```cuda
__device__ __forceinline__ void mbar_init(uint32_t bar, uint32_t count) {
  asm volatile("mbarrier.init.shared::cta.b64 [%0], %1;" ::"r"(bar), "r"(count));
}
__device__ __forceinline__ void mbar_arrive(uint32_t bar) {
  asm volatile("{\n.reg .b64 st;\nmbarrier.arrive.shared::cta.b64 st, [%0];\n}" ::"r"(bar) : "memory");
}
__device__ __forceinline__ void mbar_expect_tx(uint32_t bar, uint32_t bytes) {
  asm volatile("{\n.reg .b64 st;\nmbarrier.arrive.expect_tx.shared::cta.b64 st, [%0], %1;\n}" ::"r"(bar), "r"(bytes) : "memory");
}
__device__ __forceinline__ bool mbar_try(uint32_t bar, uint32_t parity) {
  uint32_t done;
  asm volatile(
      "{\n.reg .pred p;\n"
      "mbarrier.try_wait.parity.shared::cta.b64 p, [%1], %2;\n"
// ... 7 lines not shown
__device__ __forceinline__ void tma_load_5d(uint32_t dst, const CUtensorMap* map, uint32_t bar, int c0, int c1, int c2, int c3, int c4) {
  asm volatile(
      "cp.async.bulk.tensor.5d.shared::cluster.global.mbarrier::complete_tx::bytes [%0], [%1, {%3, %4, %5, %6, %7}], [%2];"
      ::"r"(dst), "l"(map), "r"(bar), "r"(c0), "r"(c1), "r"(c2), "r"(c3), "r"(c4)
      : "memory");
}
__device__ __forceinline__ void bulk_load(uint32_t dst, const void* src, uint32_t bytes, uint32_t bar) {
  asm volatile("cp.async.bulk.shared::cluster.global.mbarrier::complete_tx::bytes [%0], [%1], %2, [%3];" ::"r"(dst), "l"(src),
               "r"(bytes), "r"(bar)
               : "memory");
}
__device__ __forceinline__ void wgmma_fence() { asm volatile("wgmma.fence.sync.aligned;" ::: "memory"); }
__device__ __forceinline__ void wgmma_commit() { asm volatile("wgmma.commit_group.sync.aligned;" ::: "memory"); }
__device__ __forceinline__ void wgmma_wait0() { asm volatile("wgmma.wait_group.sync.aligned 0;" ::: "memory"); }
__device__ __forceinline__ void reg_fence(float& x) { asm volatile("" : "+f"(x)::"memory"); }

__device__ __forceinline__ uint64_t wgmma_desc_sw128(uint32_t smem_addr) {
  uint64_t d = 0;
  d |= (uint64_t)((smem_addr & 0x3FFFF) >> 4);
  d |= (uint64_t)1 << 16;
  d |= (uint64_t)(1024 >> 4) << 32;
  d |= (uint64_t)1 << 62;
  return d;
}

__device__ __forceinline__ bool elect_one_sync() {
  uint32_t pred;
  asm volatile("{\n.reg .b32 rx;\n.reg .pred px;\nelect.sync rx|px, 0xffffffff;\nselp.b32 %0, 1, 0, px;\n}" : "=r"(pred));
  return pred != 0;
}
// ... 9 lines not shown
```

### demon_b200/csrc/net.cu

```cuda
#include <algorithm>
#include <cstdlib>
#include <cstring>
#include <map>
#include <memory>
#include <string>
#include <type_traits>
#include <vector>

#include "conv.cuh"
#include "conv_tc.cuh"
#include "geometry.cuh"
#include "images.cuh"

namespace demon {

namespace {

struct Buf {
  float* p = nullptr;
  int H = 0, W = 0, C = 0;
  size_t offset = 0;
  size_t numel(int B) const { return (size_t)B * H * W * C; }
};

// ... 1646 lines not shown
  n->trace_in.assign(L, nullptr);
  n->trace_out.assign(L, nullptr);
  if (in) std::copy(in, in + L, n->trace_in.begin());
  if (out) std::copy(out, out + L, n->trace_out.begin());
  n->tracing = in || out;
  return DEMON_OK;
}
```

##########

** Task description **
Work through the data and report how many of its lines hold the word "assign", giving only the figure.

** Task result **
2